Once you’ve selected an appropriate product, scoop up a roughly dime-size dollop of spackling paste or filler, and smooth it across the nail hole using the 2″ SuperFlexx Stainless Steel Putty Knife—not your fingers, however tempting that may be. Smoothing with your hands will leave the spackled hole with a slight depression because your digits are not perfectly flat.
The best method involves two swipes: one either sideways or downward to fill the hole with compound, followed by a second swipe back in the opposite direction to wipe away the excess. If you find that your second swipe across the nail hole leaves streaks of spackling paste on the wall or wood, you’ve probably used more paste than necessary; take note and scoop up a little less the next time.
Once the spackling paste has dried completely (the time varies by brand), lightly sand the area with a fine-grit sanding block. Remember: Move in a circular pattern when sanding drywall, and follow the grain when sanding wood.
STEP 4: Apply a second layer of compound. Some spackling and wood filler compounds shrink more than others, but it’s difficult to see the shrinkage until the wall has been painted. For that reason, it’s best to apply another thin layer even if you think the first application filled the hole completely. Follow the same two-swipe method described in Step 3, then let the compound dry for the recommended amount of time.
Note: Some spackling paste is advertised as “paintable when wet,” but it’s best to err on the side of caution. If you don’t give it a chance to dry, you can’t sand it, and without sanding, you can’t be sure the wall is completely free of leftover bumps or depressions that would draw attention to your spackling job.

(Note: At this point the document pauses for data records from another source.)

__global__ void __launch_bounds__(128)
k34c_kernel(DevProgram P, const uint64_t* __restrict__ masks, long long n, int k_act, uint8_t* __restrict__ status,
            unsigned long long* __restrict__ queue, unsigned long long* __restrict__ counters, int use_pre, int warp_bytes,
            int lds) {
    extern __shared__ unsigned char k34c_smem[];
    const int warp = threadIdx.x >> 5, lane = threadIdx.x & 31;
    const int t = P.t, t1 = P.t + 1, mi = P.mi, W = P.W, k = k_act, m = P.R0;
    unsigned char* base = k34c_smem + (size_t)warp * warp_bytes;
    double* Tab = reinterpret_cast<double*>(base); base += (size_t)m * lds * 8;
    double* S = reinterpret_cast<double*>(base); base += (size_t)k * k * 8;
    double* Lam = reinterpret_cast<double*>(base); base += (size_t)k * t1 * 8;
    double* alpha = reinterpret_cast<double*>(base); base += (size_t)lds * 8;
    double* prow = reinterpret_cast<double*>(base); base += (size_t)lds * 8;
    int* act = reinterpret_cast<int*>(base); base += (size_t)((k + 1) & ~1) * 4;
    int* bvar = reinterpret_cast<int*>(base); base += (size_t)((m + 1) & ~1) * 4;
    int* kind = reinterpret_cast<int*>(base); base += (size_t)((lds + 1) & ~1) * 4;
    int* nbv = reinterpret_cast<int*>(base); base += (size_t)((lds + 1) & ~1) * 4;
    unsigned char* flag = base;
    unsigned long long n_lp = 0, n_piv = 0, n_work = 0, n_num = 0;
    const long long nblocks = (n + 31) / 32;
    for (;;) {
        unsigned long long v = 0;
        if (lane == 0) v = atomicAdd(queue, 1ull);
        const long long item = (long long)__shfl_sync(PPG_FULL, v, 0);
        if (item >= nblocks) break;
        const long long c0 = item * 32 + lane;
        const uint8_t sb = c0 < n ? status[c0] : 0;
        unsigned todo = __ballot_sync(PPG_FULL, (sb & PPG_ST_FEAS) && (!use_pre || (sb & PPG_ST_PRE)));
        while (todo) {
            const int src = __ffs((int)todo) - 1;
            todo &= todo - 1u;
            const long long idx = item * 32 + src;
            uint8_t st = (uint8_t)__shfl_sync(PPG_FULL, (int)sb, src);
            if (use_pre) st &= (uint8_t)~PPG_ST_PRE;
            const uint64_t* mk = masks + idx * W;
            __syncwarp();
            #pragma unroll 1
            for (int j = lane; j < k; j += 32) act[j] = mask_nth(mk, W, j);
            __syncwarp();
            #pragma unroll 1
            for (int e = lane; e < k * k; e += 32) {
                const int a = e / k, b2 = e - a * k;
                S[e] = __ldg(P.G + (size_t)act[a] * mi + act[b2]);
            }
            __syncwarp();
            bool pd = true;
            #pragma unroll 1
            for (int j = 0; j < k; ++j) {
                const double d = S[j * k + j];
                if (!(d > 0.0)) { pd = false; break; }
                const double sd = sqrt(d);
                __syncwarp();
                #pragma unroll 1
                for (int i = j + 1 + lane; i < k; i += 32) S[i * k + j] /= sd;
                if (lane == 0) S[j * k + j] = sd;
                __syncwarp();
                #pragma unroll 1
                for (int i = j + 1 + lane; i < k; i += 32) {
                    const double lij = S[i * k + j];
                    #pragma unroll 1
                    for (int c = j + 1; c <= i; ++c) S[i * k + c] = fma(-lij, S[c * k + j], S[i * k + c]);
                }
                __syncwarp();
            }
            bool pass = false, numeric = false, thin = false;
            if (!pd) {
                numeric = true;
            } else {
                if (lane < t1) {
                    #pragma unroll 1
                    for (int i = 0; i < k; ++i) {
                        double s = -__ldg(P.V + (size_t)act[i] * t1 + lane);
                        #pragma unroll 1
                        for (int j = 0; j < i; ++j) s = fma(-S[i * k + j], Lam[j * t1 + lane], s);
                        Lam[i * t1 + lane] = s / S[i * k + i];
                    }
                    #pragma unroll 1
                    for (int i = k - 1; i >= 0; --i) {
                        double s = Lam[i * t1 + lane];
                        #pragma unroll 1
                        for (int j = i + 1; j < k; ++j) s = fma(-S[j * k + i], Lam[j * t1 + lane], s);
                        Lam[i * t1 + lane] = s / S[i * k + i];
                    }
                }
                __syncwarp();
                bool reject = false;
                #pragma unroll 1
                for (int j = lane; j < k; j += 32) {
                    double ub = Lam[j * t1], mx = 0.0, mag = fabs(Lam[j * t1]);
                    #pragma unroll 1
                    for (int c = 0; c < t; ++c) {
                        const double a = Lam[j * t1 + 1 + c];
                        const double lo = __ldg(P.th_lo + c), hi = __ldg(P.th_hi + c);
                        mx = fmax(mx, fabs(a));
                        if (a != 0.0) { const double term = fmax(a * lo, a * hi); ub += term; mag += fabs(term); }
                    }
                    if (mx > PPG_ZERO_ROW) { if (ub < -1e-9 * fmax(1.0, mag)) reject = true; }
                    else if (mx <= PPG_ZERO_ROW && Lam[j * t1] < -PPG_FEAS_TOL) reject = true;
                }
                if (__any_sync(PPG_FULL, reject)) {
                    if (use_pre && lane == 0) status[idx] = st;
                    continue;
                }
                bool zero_viol = false;
                double lo1 = -CUDART_INF, hi1 = CUDART_INF;
                #pragma unroll 1
                for (int row = lane; row < m; row += 32) {
                    double* T = Tab + (size_t)row * lds;
                    if (row < mi) {
                        if (mask_test(mk, row)) {
                            const int pos = mask_rank(mk, row);
                            T[0] = Lam[pos * t1];
                            #pragma unroll 1
                            for (int c = 1; c < t1; ++c) T[c] = -Lam[pos * t1 + c];
                        } else {
// ... 4 lines not shown
                                const double g = __ldg(P.G + (size_t)act[a] * mi + row);
                                #pragma unroll 1
                                for (int c = 0; c < t1; ++c) T[c] = fma(g, Lam[a * t1 + c], T[c]);
                            }
                            #pragma unroll 1
                            for (int c = 1; c < t1; ++c) T[c] = -T[c];
                        }
                    } else {
                        const int o = row - mi;
                        T[0] = __ldg(P.b_t + o);
                        #pragma unroll 1
                        for (int c = 1; c < t1; ++c) T[c] = __ldg(P.A_t + (size_t)o * t + c - 1);
                    }
                    double mx = 0.0, nn = 0.0;
                    #pragma unroll 1
                    for (int c = 1; c < t1; ++c) { mx = fmax(mx, fabs(T[c])); nn = fma(T[c], T[c], nn); }
                    unsigned char fl = 0;
                    if (!(mx <= PPG_ZERO_ROW)) {
                        const double inv = 1.0 / sqrt(nn);
                        #pragma unroll 1
                        for (int c = 0; c < t1; ++c) T[c] *= inv;
                        T[t1] = 1.0;
                        fl = 1;
                        if (t == 1) { const double q = T[0] / T[1]; if (T[1] > 0.0) hi1 = fmin(hi1, q); else lo1 = fmax(lo1, q); }
                    } else if (T[0] < -PPG_FEAS_TOL) {
                        zero_viol = true;
                    }
                    flag[row] = fl;
                }
                __syncwarp();
                if (!__any_sync(PPG_FULL, zero_viol)) {
                    if (t == 1) {
#pragma unroll
                        for (int o = 16; o > 0; o >>= 1) {
                            lo1 = fmax(lo1, shfl_xor_d(lo1, o));
                            hi1 = fmin(hi1, shfl_xor_d(hi1, o));
                        }
                        pass = (lo1 + 0.5 * PPG_WIDTH_1D <= hi1);
                    } else {
                        const K4cOut res = k4c_solve(Tab, flag, bvar, alpha, kind, nbv, prow, m, t, lds, PPG_RADIUS_SCREEN, lane);
                        pass = res.code == PPG_LP_EARLY || (res.code == PPG_LP_OPTIMAL && res.beta >= PPG_RADIUS_SCREEN);
                        thin = res.code == PPG_LP_OPTIMAL && !pass && res.beta >= -PPG_RADIUS_BAND;
                        if (res.code == PPG_LP_ITERLIM) numeric = true;
                        n_lp++; n_piv += res.pivots; n_work += (unsigned long long)res.work;
                    }
                }
            }
            if (lane == 0) {
                uint8_t s2 = st;
                if (pass) s2 |= PPG_ST_OPT;
                if (thin) s2 |= PPG_ST_THIN;
                if (numeric) { s2 |= PPG_ST_NUMERIC; n_num++; }
                if (s2 != st || use_pre) status[idx] = s2;
            }
        }
    }
    if (lane == 0 && (n_lp || n_num)) {
        atomicAdd(&counters[CNT_K4_LPS], n_lp);
        atomicAdd(&counters[CNT_K4_PIVOTS], n_piv);
        atomicAdd(&counters[CNT_K4_WORK], n_work);
        if (n_num) atomicAdd(&counters[CNT_NUMERIC], n_num);
    }
}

STEP 5: Prepare for paint with one last sanding. Lightly sand the area around the hole to eliminate any excess compound from your second application, and then inspect the hole itself. The paste should only fill the hole and not extend past its edges. If you see extra filler, take care of it with some spot sanding; otherwise, you’re all set! Paint the drywall or wooden surface, and forget about those holes for good.